Stored items
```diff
+static inline void dm_build_lane_records(DmDev &T) {
+  DmLaneRec &R = T.rec;
+  memset(&R, 0, sizeof(R));
+  for (int l = 0; l < DMK_REC_LANES; l++) {
+    const int b = l < DM_NBODY ? l : 0, k = l < DM_NV ? l : 0, g = l < DM_NGEOM ? l : 0;
+    DmBodyRec &rb = R.body[l];
+    for (int i = 0; i < 3; i++) { rb.pos[i] = T.b_pos[b][i]; rb.ipos[i] = T.b_ipos[b][i]; }
+    for (int i = 0; i < 6; i++) rb.inertia[i] = T.b_inertia[b][i];
+    rb.mass = T.b_mass[b];
+    rb.dofadr = T.b_dofadr[b]; rb.dofnum = T.b_dofnum[b];
+    rb.chainb = T.b_chainb[b]; rb.subtree = T.b_subtree[b];
+    for (int j = 0; j < 3; j++) {
+      const int d = T.b_dofadr[b] + j;
+      if (j < T.b_dofnum[b] && d >= 0 && d < DM_NV)
+        for (int i = 0; i < 3; i++) rb.axis[j][i] = T.d_axis[d][i];
+    }
+    DmDofRec &rd = R.dof[l];
+    rd.body = T.d_body[k]; rd.nanc = T.d_nanc[k]; rd.pbody = T.d_pbody[k]; rd.madr = T.d_madr[k];
+    rd.ancm = T.d_ancm[k]; rd.arm = T.d_arm[k]; rd.damp = T.d_damp[k];
+    rd.act = T.d_act[k]; rd.gear = T.d_gear[k]; rd.clo = T.d_clo[k]; rd.chi = T.d_chi[k];
+    DmGeomRec &rg = R.geom[l];
+    for (int i = 0; i < 3; i++) rg.pos[i] = T.g_pos[g][i];
+    for (int i = 0; i < 9; i++) rg.mat[i] = T.g_mat[g][i];
+    rg.body = T.g_body[g];
+  }
+  for (int g = 0; g < DM_NGEOM; g++) {
+    DmContactRowRec &rc = R.crow[g];
+    const int b = T.g_body[g];
+    rc.body = b; rc.condim = T.g_condim[g]; rc.mu = T.g_mu[g]; rc.margin = T.g_margin[g];
+    if (b >= 0 && b < DM_NBODY) { rc.chain = T.b_chain[b]; rc.invw = T.b_invw[b]; }
+  }
+  for (int k = 0; k < DM_NV; k++) {
+    DmLimitRowRec &rl = R.lrow[k];
+    rl.lo = T.d_lo[k]; rl.hi = T.d_hi[k]; rl.invw = T.d_invw[k];
+  }
+}
```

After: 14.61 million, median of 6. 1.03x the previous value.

> [TASK DETAILS]: Reading through the preceding records, tally each line that holds the word "const" and give the tally by itself.

> [YOUR RESPONSE]: 3